Karet, Pohon Getah yang Berjasa pada Dayak: Selamat Tinggal! (Bagian 1 dari 5 Tulisan)
Karet, sang pohon penyumbang getah, telah melekat dalam peran pentingnya bagi masyarakat suku Dayak. Setiap pagi, langkah sadap menandai harap yang basah, dan ketika matahari mencapai puncaknya, getah tersebut sudah berpindah tangan dalam bentuk dagangan segar. Sehari bekerja, manfaatnya dirasakan segera.
Kehidupan orang Dayak di masa lalu dirangkai oleh jasa tak terbilang dari pohon karet ini. Tidak syak lagi bahwa menjadi mata pencaharian, membiayai pendidikan, membuka jalan ke bangku kuliah, serta meningkatkan kesejahteraan ekonomi suku Dayak.
Namun, bayangan masa lalu kini bergelayut di tepi ketidakpastian. Harga getah yang semakin merosot, kini hanya berputar di angka Rp 5.000 per kilogram, mengancam nasib pohon karet di wilayah Kalimantan Barat. Kedengarannya pun, suara gergaji semakin dekat.
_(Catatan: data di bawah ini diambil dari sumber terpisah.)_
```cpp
extern "C" int cer_conv3x3_s16(const cer_conv_inputs* in, const int* log2sx, const void* packed_w, const void* packed_collapsed,
                               const void* edge_w, int log2S, const float* bias, const float* init, float* out, float* out2, const float* aux, const float* aux2, int h,
                               int w, int Cout, int epi, int log2s_out, int log2s_aux, int tile_mt, void* stream) {
    if (!in || !log2sx || !packed_w || !out || h <= 0 || w <= 0 || Cout <= 0) return CER_EINVAL;
    if (in->nsrc <= 0 || in->nsrc > CER_CONV_MAX_SRC) return CER_EINVAL;
    const int out_split = (epi & CER_EPI_OUT_SPLIT) != 0;
    const int corr_fp6 = (epi & CER_EPI_CORR_FP6) != 0;
    const int corr_fp8 = (epi & CER_EPI_CORR_FP8) != 0 || corr_fp6;
    if ((epi & CER_EPI_CORR_FP8) && corr_fp6) return CER_EINVAL;
    epi &= ~(CER_EPI_OUT_SPLIT | CER_EPI_AUX_SPLIT | CER_EPI_CORR_FP8 | CER_EPI_CORR_FP6);
    if (epi == CER_EPI_GATES && (!out2 || !aux || Cout != 128)) return CER_EINVAL;
    if (epi == CER_EPI_GRU && (!aux || !aux2)) return CER_EINVAL;
    if (epi == SX_EPI_DELTA && (!aux || Cout % 128 != 0)) return CER_EINVAL;
    if (Cout % 64 != 0) return CER_ESHAPE;
    if ((long)h * w >= (1L << 27)) return CER_ESHAPE;
    if (!cer_aligned16(packed_w) || !cer_aligned16(packed_collapsed) || !cer_aligned16(edge_w) || !cer_aligned16(init) || !cer_aligned16(bias) || !cer_aligned16(out) ||
        !cer_aligned16(out2) || !cer_aligned16(aux) || !cer_aligned16(aux2))
        return CER_EALIGN;
    S16Args a;
    memset(&a, 0, sizeof(a));
    int order[CER_CONV_MAX_SRC];
    const int nd = sx_order(in->kind, in->nsrc, order);
    if (nd > 1) return CER_ESHAPE;
    a.nsrc = in->nsrc;
    for (int oi = 0; oi < in->nsrc; ++oi) {
        const int s = order[oi];
        if (!in->src[s]) return CER_EINVAL;
        if (in->kind[s] != 1 && in->kind[s] != 2) return CER_EINVAL;
        if (in->kind[s] == 2 && (in->ch[s] % 32 != 0 || !cer_aligned16(in->src[s]))) return CER_ESHAPE;
        if (in->kind[s] == 1 && in->ch[s] != 49) return CER_ESHAPE;
        a.src[oi] = reinterpret_cast<const char*>(in->src[s]);
        a.ch[oi] = in->ch[s];
        a.kind[oi] = in->kind[s];
        if (in->kind[s] == 1) a.disp_scale = ldexpf(1.0f, log2sx[s]);
    }
    a.wpk = (const _Float16*)packed_w;
    a.wpk_c = (const _Float16*)packed_collapsed;
    a.edge = packed_collapsed ? edge_w : nullptr;
    a.bias = bias;
    a.init = init;
    a.out = out;
    a.out2 = out2;
    a.aux = aux;
    a.aux2 = aux2;
    a.h = h;
    a.w = w;
    a.cout = Cout;
    a.S = ldexpf(1.0f, log2S);
    a.invS = ldexpf(1.0f, -log2S);
    a.out_scale = ldexpf(1.0f, log2s_out);
    a.aux_inv = ldexpf(1.0f, -log2s_aux);
    a.proj_inv = ldexpf(1.0f, -(SX_HID_LOG2 + log2s_aux));
    a.out_split = out_split;
    a.flag = cer_overflow_flag_get();
    hipStream_t st = (hipStream_t)stream;
    const int ncu = sx_num_cus();
    const long slots = 2L * ncu;
    const int tx = (w + SX_TW - 1) / SX_TW;
    auto pick = [&](int rows_per_mt, int lo, int hi, int ny) {
        int best_mt = hi;
        double best = -1.0;
        for (int c = hi; c >= lo; --c) {
            const long nblk = (long)((h + rows_per_mt * c - 1) / (rows_per_mt * c)) * tx * ny;
            const double cost = (double)((nblk + slots - 1) / slots) * (c + 1.1);
            if (best < 0 || cost < best - 1e-9) { best = cost; best_mt = c; }
        }
        return best_mt;
    };
    if (corr_fp8 && nd == 1 && !(packed_collapsed && edge_w)) return CER_ESHAPE;
#if CER_WITH_SXPC
    if (corr_fp8 && tile_mt == 0) {
        S16Args b = a;
        const int rc = sxpc_dispatch(b, epi, tile_mt, st);
        if (rc != CER_ESHAPE) return rc;
    }
#endif
    if (Cout % 128 == 0) {
        int mt = tile_mt;
        if (mt != 2 && mt != 4) mt = pick(2, 2, 4, Cout / 128) == 2 ? 2 : 4;
        if (corr_fp6) return mt == 2 ? sx_launch<1, 4, 2, 2>(a, epi, st) : sx_launch<1, 4, 4, 2>(a, epi, st);
        if (corr_fp8) return mt == 2 ? sx_launch<1, 4, 2, 1>(a, epi, st) : sx_launch<1, 4, 4, 1>(a, epi, st);
        return mt == 2 ? sx_launch<1, 4, 2, 0>(a, epi, st) : sx_launch<1, 4, 4, 0>(a, epi, st);
    }
    if (epi == SX_EPI_DELTA || epi == CER_EPI_GATES) return CER_ESHAPE;
    int mt = tile_mt;
    if (corr_fp8) {
        if (mt < 2 || mt > 3) mt = pick(4, 2, 3, Cout / 64);
        if (corr_fp6) return mt == 2 ? sx_launch<2, 2, 2, 2>(a, epi, st) : sx_launch<2, 2, 3, 2>(a, epi, st);
        return mt == 2 ? sx_launch<2, 2, 2, 1>(a, epi, st) : sx_launch<2, 2, 3, 1>(a, epi, st);
    }
    if (mt < 2 || mt > 4) mt = pick(4, 2, 4, Cout / 64);
    return mt == 2 ? sx_launch<2, 2, 2, 0>(a, epi, st) : mt == 3 ? sx_launch<2, 2, 3, 0>(a, epi, st) : sx_launch<2, 2, 4, 0>(a, epi, st);
}

__global__ __launch_bounds__(256) void s16_layout_kernel(const float* __restrict__ src, float* __restrict__ dst, int w, int C, int layout,
                                                         float scale, float inv, int inverse, int y0, int nrows) {
    const long i = (long)blockIdx.x * 256 + threadIdx.x;
    const long n8 = (long)nrows * w * (C / 8);
    if (i >= n8) return;
    const long pix = i / (C / 8);
    const int cb = (int)(i - pix * (C / 8)) * 8;
    const int y = y0 + (int)(pix / w), x = (int)(pix % w);
    const long mt = (long)(y >> 1) * ((w + 15) >> 4) + (x >> 4);
    const int li = ((y & 1) << 4) | (x & 15);
    char* t = reinterpret_cast<char*>(inverse ? const_cast<float*>(src) : dst);
    float* plain = (inverse ? dst : const_cast<float*>(src)) + pix * C + cb;
    char *p0, *p1;
    if (layout == 0 || layout == 3) {
        p0 = t + ((mt * (C >> 4) + (cb >> 4)) * 2) * 1024 + ((((cb >> 3) & 1) << 5) | li) * 16;
        p1 = p0 + 1024;
    } else if (layout == 1) {
        p0 = t + ((mt * (C >> 5) + (cb >> 5)) * 4 + ((cb & 31) >> 3)) * 1024 + li * 16;
        p1 = p0 + 512;
    } else {
        p0 = t + ((mt * (C >> 4) + (cb >> 4)) * 2) * 1024 + ((((cb >> 3) & 1) << 5) | li) * 16;
        p1 = p0 + 1024;
    }
    float v[8];
    if (!inverse) {
        const float4 t0 = cer_ld4(plain), t1 = cer_ld4(plain + 4);
        v[0] = t0.x; v[1] = t0.y; v[2] = t0.z; v[3] = t0.w; v[4] = t1.x; v[5] = t1.y; v[6] = t1.z; v[7] = t1.w;
        if (layout == 0) {
            half8 hi, lo;
            sx_split8(v, scale, hi, lo);
            *reinterpret_cast<half8*>(p0) = hi;
            *reinterpret_cast<half8*>(p1) = lo;
        } else {
            *reinterpret_cast<float4*>(p0) = t0;
            *reinterpret_cast<float4*>(p1) = t1;
        }
    } else {
        if (layout == 0) {
            sx_join8(*reinterpret_cast<const half8*>(p0), *reinterpret_cast<const half8*>(p1), inv, v);
            *reinterpret_cast<float4*>(plain) = make_float4(v[0], v[1], v[2], v[3]);
            *reinterpret_cast<float4*>(plain + 4) = make_float4(v[4], v[5], v[6], v[7]);
        } else {
            *reinterpret_cast<float4*>(plain) = *reinterpret_cast<const float4*>(p0);
            *reinterpret_cast<float4*>(plain + 4) = *reinterpret_cast<const float4*>(p1);
        }
// ... 50 lines not shown
```

### cer-mvs_amd/csrc/conv_s16_shared.hpp

```cpp
#pragma once
#include "common.hpp"
#include <math.h>
#include <type_traits>
#include <stdlib.h>
#include <string.h>

typedef _Float16 half8 __attribute__((ext_vector_type(8)));
typedef float floatx16 __attribute__((ext_vector_type(16)));
typedef int intx8 __attribute__((ext_vector_type(8)));

#define SX_TW 16
#define SX_HW 18
#define SX_PITCH 20
#define SX_ROWB (SX_PITCH * 64)
#define SX_ROWB8 (SX_PITCH * 128)
#define SX_DTW 24
#define SX_EPI_DELTA 4
#define SX_HID_LOG2 4
#define SX_LDS_STORE_WAIT() asm volatile("s_nop 3" ::: "memory")
#ifndef SX_STAGGER
#define SX_STAGGER 4
#endif
#define SX_STAGGER_BIT 16
#define SX_STAGGER_CUS 256
#ifndef SX_TRACE
#define SX_TRACE 0
#endif

struct S16Args {
    const char* src[CER_CONV_MAX_SRC];
    int ch[CER_CONV_MAX_SRC];
    int kind[CER_CONV_MAX_SRC];
    int nsrc;
    const _Float16* wpk;
    const _Float16* wpk_c;
    const float* bias;
    const float* init;
    float* out;
    float* out2;
    const float* aux;
    const float* aux2;
    const void* edge;
    int h, w, cout, tiles_x, ntiles, ny, mtx, mty;
    int border_first;
    float S, invS;
    float out_scale;
    float aux_inv;
    float disp_scale;
    float proj_inv;
    int out_split;
    int* flag;
};
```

Pohon-pohon yang telah memberikan berkah selama bertahun-tahun kini terancam akan ditebang. Namun, takdir ini tak berdiri sendiri. Pohon-pohon karet yang tumbang akan memberi jalan bagi "emas hijau" lainnya, seperti sawit, koko, kopi, dan vanili, atau tanaman lain yang memiliki nilai ekonomi yang melambung.
Perubahan ini memang suatu realitas tak terelakkan, tetapi mengingatkan kita akan peran karet dalam membentuk jejak sejarah dan memberi arti bagi kehidupan masyarakat Dayak. Sembari membuka pintu baru menuju tanaman-tanaman bernilai tinggi, kita tidak boleh melupakan makna yang dalam dari getah putih yang mengalir dari pohon karet, penopang kehidupan dan penghidupan bagi banyak orang.
Karet: Berjasa di masa lalu
Karet. Pohon yang telah lama menjadi sandaran ekonomi dan berjasa besar bagi masyarakat Dayak sejak zaman pemerintahan kompeni Hindia Belanda, kini hanya tersisa dalam ingatan di Kalimantan. Akibat penurunan harga karet yang signifikan, terakhir kali mengalami masa keemasan di atas angka Rp10.000 per kilogram pada era pemerintahan SBY, sekarang pohon karet ditebang dan digantikan oleh perkebunan kelapa sawit.
Dinamika perubahan ini mencerminkan perjalanan waktu yang tak terelakkan. Dayak, pewaris sah pulau terbesar ke-3 dunia dengan luas 743.330 km², harus bisa beradaptasi. Bukti bahwa indigenous people of Borneo.
Di balik dedaunan lebat dan ranting yang menjulang, pohon karet menyimpan kisah panjang yang merangkai zaman-zaman. Getahnya yang mengalir berwarna putih seperti susu, mengalirkan kehidupan bagi masyarakat Dayak sejak zaman kuno. Sebelum langkah-langkah merdeka membawa angin perubahan, bahkan sebelum bendera Indonesia berkibar, kisah pohon ini sudah terpahat dalam ingatan, berakar sejak zaman Hindia Belanda.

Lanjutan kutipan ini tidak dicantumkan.